= Pediatric Trials Network =

The Pediatric Trials Network (PTN) is a consortium of clinical research sites located around the United States that are cooperating in the design and conduct of clinical trials to improve medication labels affecting dosages for young patients. It conducts trials under the Best Pharmaceuticals for Children Act, passed in 2002. The network is sponsored by the Eunice Kennedy Shriver National Institute of Child Health and Human Development (NICHD).

The work of the PTN addresses a critical lack of information regarding the impact of medication on infants and children. Developing organs and changes in metabolism throughout infancy and childhood affect how drugs are processed by immature or maturing bodies; thus, age-dependent adjustments in doses are required to ensure that such things are used safely and effectively. Unfortunately, only a small percentage of drugs and devices approved by the Food and Drug Administration (FDA) have actually been studied in children and are labeled for pediatric use. Pediatricians, consequently, are often forced to prescribe medical therapies "off-label," or according to their best guess based on adult studies.

To fill this knowledge gap, the PTN is studying the formulation, dosing, efficacy, and safety of drugs, as well as the development of medical devices, used in pediatric patients. In keeping with the goals of the Best Pharmaceuticals for Children Act (BPCA), data collected from PTN trials are helping regulators to revise FDA labels for safer and more effective use in infants and children.

== Background ==
Pediatric clinical research faces unique challenges: low study consent rates among parents of sick children, limited blood volume available for the conduct of pharmacokinetic studies, and a relative lack of pediatric analytical expertise in pharmacokinetics and pharmacodynamics, to name a few. Because of such obstacles, before 1998, pharmaceutical companies were not required by the government to test their drugs in infants and children, even if the drugs were commonly given to those populations.
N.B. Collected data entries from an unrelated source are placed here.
template <bool TRANS_B>
bool try_big(const RowGemmArgs& g, hipStream_t s) {
  const bool wide = g.N > 128;
  const int64_t mn = wide ? rowgemm_big_wide_min_rows() : rowgemm_big_min_rows();
  if (mn <= 0 || g.rows < mn || g.N > 384 || g.K > 128 || (TRANS_B && (g.K % 4)) || (g.N % 4)) return false;
  if (g.N > 128 && (g.normalize || g.fill_rows > 0 || g.rinv)) return false;
  if (g.K <= 96) launch_big<12, TRANS_B>(g, s);
  else launch_big<16, TRANS_B>(g, s);
  return true;
}

template <bool TRANS_B>
bool try_colsplit(const RowGemmArgs& g, hipStream_t s) {
  const unsigned nblk = (unsigned)ceil_div64(g.rows, 32);
// ... 11 lines not shown
  const unsigned nblk = (unsigned)(ceil_div64(g.rows, 32) + (g.fill_rows > 0 ? 1 : 0));
  if constexpr (GATHER && NT <= 4) {
    if (g.K > KC && nblk <= ks2_max_blocks() && rowgemm_ks2_enabled()) {
      constexpr size_t lds2 = rowgemm_lds_bytes<NT, TRANS_B, true, 2>();
      static bool attr = false;
      if (!attr && lds2 > 64 * 1024) {
        (void)hipFuncSetAttribute(reinterpret_cast<const void*>(rowgemm_gather_ks2_kernel<NT, TRANS_B>),
                                  hipFuncAttributeMaxDynamicSharedMemorySize, (int)lds2);
        attr = true;
      }
      TSGNN_KNAME("rowgemm_gather_ks2_kernel<%d,%s>", NT, TRANS_B ? "true" : "false");
      rowgemm_gather_ks2_kernel<NT, TRANS_B><<<nblk, 512, lds2, s>>>(g);
      return;
    }
  }
  const size_t lds = rowgemm_lds_bytes<NT, TRANS_B, GATHER>();
  TSGNN_KNAME("rowgemm_kernel<%d,%s,%s>", NT, TRANS_B ? "true" : "false", GATHER ? "true" : "false");
  rowgemm_kernel<NT, TRANS_B, GATHER><<<nblk, 256, lds, s>>>(g);
}

template <bool TRANS_B, bool GATHER>
void dispatch_rowgemm(const RowGemmArgs& g, hipStream_t s) {
  switch ((g.N + 31) / 32) {
    case 1: launch_rowgemm<1, TRANS_B, GATHER>(g, s); break;
    case 2: launch_rowgemm<2, TRANS_B, GATHER>(g, s); break;
    case 3: launch_rowgemm<3, TRANS_B, GATHER>(g, s); break;
    case 4: launch_rowgemm<4, TRANS_B, GATHER>(g, s); break;
    default:
      if constexpr (!GATHER) {
        switch ((g.N + 31) / 32) {
          case 5: launch_rowgemm<5, TRANS_B, false>(g, s); break;
          case 6: launch_rowgemm<6, TRANS_B, false>(g, s); break;
          case 7: launch_rowgemm<7, TRANS_B, false>(g, s); break;
          default: launch_rowgemm<8, TRANS_B, false>(g, s); break;
        }
      }
      break;
  }
}

}

extern "C" {

int tsgnn_rowgemm_supported(const float* a, int64_t lda, const float* b, int64_t ldb, const float* c, int64_t ldc, int K, int N,
                            int trans_b) {
  const bool al = ((reinterpret_cast<uintptr_t>(a) | reinterpret_cast<uintptr_t>(b)) & 15) == 0;
  if (!al || (lda % 4) || (ldb % 4) || N > 384 || N <= 0 || K <= 0) return 0;
  if (lda < ((K + 3) / 4) * 4) return 0;
  if (!trans_b && (N % 4)) return 0;
  if (trans_b && (K % 4)) return 0;
  (void)c; (void)ldc;
  return 1;
}

int tsgnn_rowgemm_f32(const float* a, int64_t lda, const float* b, int64_t ldb, int trans_b, const float* bias, float* c,
                      int64_t ldc, float* rinv, int64_t rows, int K, int N, int normalize, int64_t fill_rows,
                      tsgnn_stream_t stream) {
  if (!a || !b || !c || rows < 0 || fill_rows < 0 || K <= 0 || N <= 0 || lda < K || ldc < N) return TSGNN_EINVAL;
  if (!tsgnn_rowgemm_supported(a, lda, b, ldb, c, ldc, K, N, trans_b)) return TSGNN_EUNSUPPORTED;
  if (fill_rows > 0 && ((N % 4) || (ldc % 4) || (reinterpret_cast<uintptr_t>(c) & 15) ||
                        (bias && (reinterpret_cast<uintptr_t>(bias) & 15))))
    return TSGNN_EUNSUPPORTED;
  if (rows == 0 && fill_rows == 0) return TSGNN_OK;
  RowGemmArgs g{a, lda, b, ldb, bias, c, ldc, rinv, rows, K, N, normalize, fill_rows, nullptr, 0, nullptr, 0};
  if (trans_b) {
    if (!try_big<true>(g, stream) && !try_colsplit<true>(g, stream)) {
      if (N > 256) return TSGNN_EUNSUPPORTED;
      dispatch_rowgemm<true, false>(g, stream);
    }
  } else {
    if (!try_big<false>(g, stream) && !try_colsplit<false>(g, stream)) {
      if (N > 256) return TSGNN_EUNSUPPORTED;
      dispatch_rowgemm<false, false>(g, stream);
    }
  }
  TSGNN_CHECK_LAUNCH();
  return TSGNN_OK;
}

The Food and Drug Administration Modernization Act (1997) and BPCA (2002, amended in 2007 and renewed in 2012) offer financial incentives in the form of patent extensions for companies that voluntarily test their drugs in pediatric patients. BPCA also provides a mechanism by which off-patent therapeutics might be studied through a collaboration between the FDA and National Institutes of Health. The NICHD is responsible for funding these studies from its annual budget.

Since the BPCA was first enacted, the NICHD has awarded numerous projects to organizations and institutions for the purpose of gathering information to improve pediatric drug labeling. One of these projects is the PTN, which is creating a scientific, technical, and administrative infrastructure that, in strategic partnership with the NICHD, is studying critical drugs and diagnostic devices in children to improve labeling for pediatric use.